*** Opening ENTRIES PROVIDED ***

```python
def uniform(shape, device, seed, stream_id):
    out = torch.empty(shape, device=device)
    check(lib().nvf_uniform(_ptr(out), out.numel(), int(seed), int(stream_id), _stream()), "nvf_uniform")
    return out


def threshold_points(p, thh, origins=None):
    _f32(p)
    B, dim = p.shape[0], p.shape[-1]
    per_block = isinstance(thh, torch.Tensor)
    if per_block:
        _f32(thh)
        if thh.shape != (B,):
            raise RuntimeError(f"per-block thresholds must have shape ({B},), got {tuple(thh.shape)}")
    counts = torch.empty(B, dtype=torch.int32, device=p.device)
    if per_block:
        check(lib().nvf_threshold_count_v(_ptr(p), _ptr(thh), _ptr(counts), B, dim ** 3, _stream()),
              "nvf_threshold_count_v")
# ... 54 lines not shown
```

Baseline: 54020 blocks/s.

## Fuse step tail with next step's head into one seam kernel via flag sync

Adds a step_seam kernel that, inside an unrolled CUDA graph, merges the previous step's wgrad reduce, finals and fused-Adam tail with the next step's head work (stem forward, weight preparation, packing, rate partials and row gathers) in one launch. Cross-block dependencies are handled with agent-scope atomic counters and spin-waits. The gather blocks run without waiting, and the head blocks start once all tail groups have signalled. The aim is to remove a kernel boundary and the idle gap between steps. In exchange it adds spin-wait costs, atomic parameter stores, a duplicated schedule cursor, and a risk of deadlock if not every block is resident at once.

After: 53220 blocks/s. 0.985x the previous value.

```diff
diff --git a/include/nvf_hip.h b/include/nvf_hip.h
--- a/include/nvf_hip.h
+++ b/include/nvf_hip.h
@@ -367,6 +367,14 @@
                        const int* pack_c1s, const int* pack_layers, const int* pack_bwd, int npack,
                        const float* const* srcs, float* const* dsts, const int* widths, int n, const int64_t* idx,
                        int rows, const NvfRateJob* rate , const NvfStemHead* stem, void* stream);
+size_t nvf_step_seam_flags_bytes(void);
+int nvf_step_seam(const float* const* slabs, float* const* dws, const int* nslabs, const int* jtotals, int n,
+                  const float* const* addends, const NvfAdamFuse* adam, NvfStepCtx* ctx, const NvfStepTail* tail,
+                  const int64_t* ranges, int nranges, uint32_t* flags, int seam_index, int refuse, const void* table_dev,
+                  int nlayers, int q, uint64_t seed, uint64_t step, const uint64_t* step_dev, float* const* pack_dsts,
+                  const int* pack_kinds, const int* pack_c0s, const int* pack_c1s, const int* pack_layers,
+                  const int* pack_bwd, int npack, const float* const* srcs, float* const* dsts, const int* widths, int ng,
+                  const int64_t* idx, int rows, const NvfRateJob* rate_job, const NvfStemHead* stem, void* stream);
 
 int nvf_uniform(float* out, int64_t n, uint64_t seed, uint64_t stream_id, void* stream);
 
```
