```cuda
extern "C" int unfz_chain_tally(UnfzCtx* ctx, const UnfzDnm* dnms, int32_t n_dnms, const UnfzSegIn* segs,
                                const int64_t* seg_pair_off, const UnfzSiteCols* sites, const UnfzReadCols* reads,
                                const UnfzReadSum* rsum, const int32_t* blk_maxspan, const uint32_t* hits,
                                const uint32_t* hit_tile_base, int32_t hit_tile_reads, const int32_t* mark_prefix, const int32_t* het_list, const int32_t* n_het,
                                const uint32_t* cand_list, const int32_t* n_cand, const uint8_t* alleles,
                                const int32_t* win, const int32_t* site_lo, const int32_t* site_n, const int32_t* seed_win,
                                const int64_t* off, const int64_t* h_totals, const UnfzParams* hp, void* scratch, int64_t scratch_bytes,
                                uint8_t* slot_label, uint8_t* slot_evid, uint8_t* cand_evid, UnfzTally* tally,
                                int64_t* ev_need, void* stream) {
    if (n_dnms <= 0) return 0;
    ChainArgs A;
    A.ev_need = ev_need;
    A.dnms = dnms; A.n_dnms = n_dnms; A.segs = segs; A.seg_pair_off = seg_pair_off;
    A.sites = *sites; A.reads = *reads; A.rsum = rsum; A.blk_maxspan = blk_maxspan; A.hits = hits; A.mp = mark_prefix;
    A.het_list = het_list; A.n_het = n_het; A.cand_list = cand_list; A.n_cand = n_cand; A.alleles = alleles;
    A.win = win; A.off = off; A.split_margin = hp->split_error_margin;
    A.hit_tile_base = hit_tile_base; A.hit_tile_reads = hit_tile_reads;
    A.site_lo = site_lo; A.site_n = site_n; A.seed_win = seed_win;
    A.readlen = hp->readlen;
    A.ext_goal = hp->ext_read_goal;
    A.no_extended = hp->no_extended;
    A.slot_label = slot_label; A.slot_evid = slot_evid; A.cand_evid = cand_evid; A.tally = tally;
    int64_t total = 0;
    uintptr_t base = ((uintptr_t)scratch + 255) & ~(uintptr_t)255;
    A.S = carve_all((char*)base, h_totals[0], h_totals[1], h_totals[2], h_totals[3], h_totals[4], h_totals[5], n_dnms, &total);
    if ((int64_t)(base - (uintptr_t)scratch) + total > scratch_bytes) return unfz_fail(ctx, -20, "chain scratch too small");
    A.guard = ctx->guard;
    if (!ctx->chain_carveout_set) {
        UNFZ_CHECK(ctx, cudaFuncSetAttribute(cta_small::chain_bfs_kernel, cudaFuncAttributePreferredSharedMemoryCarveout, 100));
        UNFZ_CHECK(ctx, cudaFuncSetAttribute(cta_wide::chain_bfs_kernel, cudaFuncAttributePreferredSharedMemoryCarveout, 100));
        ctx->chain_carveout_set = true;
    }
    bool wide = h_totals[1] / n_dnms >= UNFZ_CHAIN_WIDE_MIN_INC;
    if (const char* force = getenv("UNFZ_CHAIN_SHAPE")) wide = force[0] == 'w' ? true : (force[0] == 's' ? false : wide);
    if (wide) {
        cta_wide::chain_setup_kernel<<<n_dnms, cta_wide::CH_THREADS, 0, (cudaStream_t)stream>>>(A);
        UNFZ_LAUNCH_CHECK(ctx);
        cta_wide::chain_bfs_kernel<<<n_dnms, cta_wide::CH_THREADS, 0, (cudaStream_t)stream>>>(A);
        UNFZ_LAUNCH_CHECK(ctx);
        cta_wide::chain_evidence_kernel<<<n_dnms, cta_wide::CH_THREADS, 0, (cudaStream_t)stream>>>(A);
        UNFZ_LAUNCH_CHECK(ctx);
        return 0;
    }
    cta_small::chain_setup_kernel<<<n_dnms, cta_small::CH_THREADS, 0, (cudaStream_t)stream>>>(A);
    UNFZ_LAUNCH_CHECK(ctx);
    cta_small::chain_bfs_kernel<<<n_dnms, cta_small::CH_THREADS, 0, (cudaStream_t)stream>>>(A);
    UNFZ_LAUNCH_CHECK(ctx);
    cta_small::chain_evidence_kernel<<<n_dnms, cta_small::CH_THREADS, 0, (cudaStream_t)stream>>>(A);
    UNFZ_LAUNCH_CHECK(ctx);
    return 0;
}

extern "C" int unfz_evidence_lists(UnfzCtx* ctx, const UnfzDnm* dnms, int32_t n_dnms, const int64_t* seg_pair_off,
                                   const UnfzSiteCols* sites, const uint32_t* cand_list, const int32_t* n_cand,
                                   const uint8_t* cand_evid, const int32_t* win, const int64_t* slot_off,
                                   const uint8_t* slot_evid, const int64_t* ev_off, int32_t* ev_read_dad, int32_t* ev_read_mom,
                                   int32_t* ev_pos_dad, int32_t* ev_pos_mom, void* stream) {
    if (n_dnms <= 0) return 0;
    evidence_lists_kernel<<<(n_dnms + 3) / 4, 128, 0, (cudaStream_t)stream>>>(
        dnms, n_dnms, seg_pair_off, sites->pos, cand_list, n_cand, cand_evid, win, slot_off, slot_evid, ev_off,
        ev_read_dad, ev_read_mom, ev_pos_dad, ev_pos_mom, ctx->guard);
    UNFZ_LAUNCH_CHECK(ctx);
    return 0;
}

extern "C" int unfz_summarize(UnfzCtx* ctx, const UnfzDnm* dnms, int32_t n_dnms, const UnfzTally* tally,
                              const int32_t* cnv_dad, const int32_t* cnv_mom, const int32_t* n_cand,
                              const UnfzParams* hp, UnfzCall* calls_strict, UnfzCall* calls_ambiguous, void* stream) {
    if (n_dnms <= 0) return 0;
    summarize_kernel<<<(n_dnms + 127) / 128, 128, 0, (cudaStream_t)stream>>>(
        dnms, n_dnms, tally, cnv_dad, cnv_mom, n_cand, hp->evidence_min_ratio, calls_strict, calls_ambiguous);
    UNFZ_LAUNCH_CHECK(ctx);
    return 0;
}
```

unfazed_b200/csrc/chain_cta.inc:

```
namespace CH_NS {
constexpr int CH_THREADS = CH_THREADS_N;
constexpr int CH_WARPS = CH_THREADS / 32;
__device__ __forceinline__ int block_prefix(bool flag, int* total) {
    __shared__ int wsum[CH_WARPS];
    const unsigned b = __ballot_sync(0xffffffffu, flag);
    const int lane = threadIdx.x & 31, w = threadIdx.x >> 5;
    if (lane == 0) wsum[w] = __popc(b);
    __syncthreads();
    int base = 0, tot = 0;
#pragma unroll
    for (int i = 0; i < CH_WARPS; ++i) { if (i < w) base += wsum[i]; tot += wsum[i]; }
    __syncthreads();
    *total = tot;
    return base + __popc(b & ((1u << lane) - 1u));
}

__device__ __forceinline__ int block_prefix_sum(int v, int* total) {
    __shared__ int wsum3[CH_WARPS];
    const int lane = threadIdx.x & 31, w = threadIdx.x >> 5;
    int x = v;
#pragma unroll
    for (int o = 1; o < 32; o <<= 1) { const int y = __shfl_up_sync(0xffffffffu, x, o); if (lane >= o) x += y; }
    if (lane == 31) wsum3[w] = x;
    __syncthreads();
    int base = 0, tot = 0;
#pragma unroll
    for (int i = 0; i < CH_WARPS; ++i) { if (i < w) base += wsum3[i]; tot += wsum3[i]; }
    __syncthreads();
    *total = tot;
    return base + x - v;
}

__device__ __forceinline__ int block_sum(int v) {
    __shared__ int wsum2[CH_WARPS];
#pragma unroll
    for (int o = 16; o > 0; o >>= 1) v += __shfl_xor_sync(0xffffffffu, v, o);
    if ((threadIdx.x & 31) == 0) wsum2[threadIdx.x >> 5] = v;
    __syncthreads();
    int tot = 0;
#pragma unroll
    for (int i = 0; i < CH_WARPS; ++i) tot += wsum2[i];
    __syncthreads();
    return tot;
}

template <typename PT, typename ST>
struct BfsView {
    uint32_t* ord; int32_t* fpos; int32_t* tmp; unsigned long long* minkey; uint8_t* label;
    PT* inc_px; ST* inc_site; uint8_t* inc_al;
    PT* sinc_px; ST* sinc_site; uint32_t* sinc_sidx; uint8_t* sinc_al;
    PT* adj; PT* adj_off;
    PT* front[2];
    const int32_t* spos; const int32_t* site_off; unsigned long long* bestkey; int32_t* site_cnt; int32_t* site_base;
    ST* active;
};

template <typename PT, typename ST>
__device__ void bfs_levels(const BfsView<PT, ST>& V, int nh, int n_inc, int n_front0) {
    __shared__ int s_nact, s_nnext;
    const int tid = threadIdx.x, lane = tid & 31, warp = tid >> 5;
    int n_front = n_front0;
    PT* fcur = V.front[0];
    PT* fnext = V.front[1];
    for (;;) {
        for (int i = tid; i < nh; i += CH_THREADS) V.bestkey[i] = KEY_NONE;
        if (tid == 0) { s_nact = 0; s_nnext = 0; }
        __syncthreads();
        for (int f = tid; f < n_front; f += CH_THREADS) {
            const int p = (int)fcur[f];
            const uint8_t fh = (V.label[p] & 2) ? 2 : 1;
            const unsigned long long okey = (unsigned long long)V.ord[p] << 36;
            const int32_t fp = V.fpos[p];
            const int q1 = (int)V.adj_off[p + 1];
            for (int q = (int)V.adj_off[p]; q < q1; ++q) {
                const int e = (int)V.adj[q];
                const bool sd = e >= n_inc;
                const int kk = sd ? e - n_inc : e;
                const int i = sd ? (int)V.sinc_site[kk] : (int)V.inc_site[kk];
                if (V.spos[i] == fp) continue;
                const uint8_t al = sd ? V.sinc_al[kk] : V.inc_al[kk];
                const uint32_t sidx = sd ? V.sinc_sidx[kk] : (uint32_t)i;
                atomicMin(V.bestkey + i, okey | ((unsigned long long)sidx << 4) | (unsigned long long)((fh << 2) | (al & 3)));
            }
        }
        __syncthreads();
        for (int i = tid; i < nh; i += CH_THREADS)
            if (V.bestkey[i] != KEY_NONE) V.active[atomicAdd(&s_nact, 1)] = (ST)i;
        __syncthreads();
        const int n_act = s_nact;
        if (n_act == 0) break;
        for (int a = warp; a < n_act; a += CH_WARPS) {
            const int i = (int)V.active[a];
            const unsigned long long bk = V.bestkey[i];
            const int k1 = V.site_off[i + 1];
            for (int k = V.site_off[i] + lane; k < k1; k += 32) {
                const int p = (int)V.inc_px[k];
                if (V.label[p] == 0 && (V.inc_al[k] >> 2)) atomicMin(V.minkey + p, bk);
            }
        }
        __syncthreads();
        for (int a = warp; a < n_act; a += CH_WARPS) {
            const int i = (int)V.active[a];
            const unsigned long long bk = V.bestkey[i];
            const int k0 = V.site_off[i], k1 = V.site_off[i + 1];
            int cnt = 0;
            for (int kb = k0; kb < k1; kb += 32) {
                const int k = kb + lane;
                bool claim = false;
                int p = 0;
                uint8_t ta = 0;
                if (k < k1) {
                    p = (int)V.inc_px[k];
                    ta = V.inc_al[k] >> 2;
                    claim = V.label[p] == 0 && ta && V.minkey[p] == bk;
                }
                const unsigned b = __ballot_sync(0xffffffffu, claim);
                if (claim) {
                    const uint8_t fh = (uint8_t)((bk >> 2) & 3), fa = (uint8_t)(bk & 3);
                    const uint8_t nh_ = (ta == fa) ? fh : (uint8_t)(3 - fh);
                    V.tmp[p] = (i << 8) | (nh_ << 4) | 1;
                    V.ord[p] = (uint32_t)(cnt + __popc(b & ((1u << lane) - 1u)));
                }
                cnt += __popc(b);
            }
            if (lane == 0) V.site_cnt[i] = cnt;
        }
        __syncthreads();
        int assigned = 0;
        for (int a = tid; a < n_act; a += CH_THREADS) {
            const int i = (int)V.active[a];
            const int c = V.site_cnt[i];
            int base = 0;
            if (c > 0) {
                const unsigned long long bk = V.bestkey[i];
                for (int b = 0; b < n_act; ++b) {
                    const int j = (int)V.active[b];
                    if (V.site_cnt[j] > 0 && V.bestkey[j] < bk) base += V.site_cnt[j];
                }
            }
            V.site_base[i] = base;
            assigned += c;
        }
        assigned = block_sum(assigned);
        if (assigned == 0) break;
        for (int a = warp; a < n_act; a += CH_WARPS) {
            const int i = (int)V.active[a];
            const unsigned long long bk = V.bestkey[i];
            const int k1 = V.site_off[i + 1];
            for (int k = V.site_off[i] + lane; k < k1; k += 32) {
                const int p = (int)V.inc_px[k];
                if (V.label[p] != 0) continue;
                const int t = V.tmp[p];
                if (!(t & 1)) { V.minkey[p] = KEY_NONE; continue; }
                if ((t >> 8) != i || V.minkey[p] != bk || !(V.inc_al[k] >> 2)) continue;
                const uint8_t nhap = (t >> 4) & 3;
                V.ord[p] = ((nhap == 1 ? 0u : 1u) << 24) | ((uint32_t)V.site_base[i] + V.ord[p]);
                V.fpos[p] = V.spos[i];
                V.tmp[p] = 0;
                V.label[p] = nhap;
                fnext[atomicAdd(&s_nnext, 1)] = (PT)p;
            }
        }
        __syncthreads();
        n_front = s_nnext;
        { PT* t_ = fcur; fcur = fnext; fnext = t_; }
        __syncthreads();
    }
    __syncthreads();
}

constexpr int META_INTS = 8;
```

*** Closing ENTRIES PROVIDED ***

TASK OBJECTIVE -> Every line above that holds the string "atomicMin" should be returned.

RESULT OF THE TASK ->
                atomicMin(V.bestkey + i, okey | ((unsigned long long)sidx << 4) | (unsigned long long)((fh << 2) | (al & 3)));
                if (V.label[p] == 0 && (V.inc_al[k] >> 2)) atomicMin(V.minkey + p, bk);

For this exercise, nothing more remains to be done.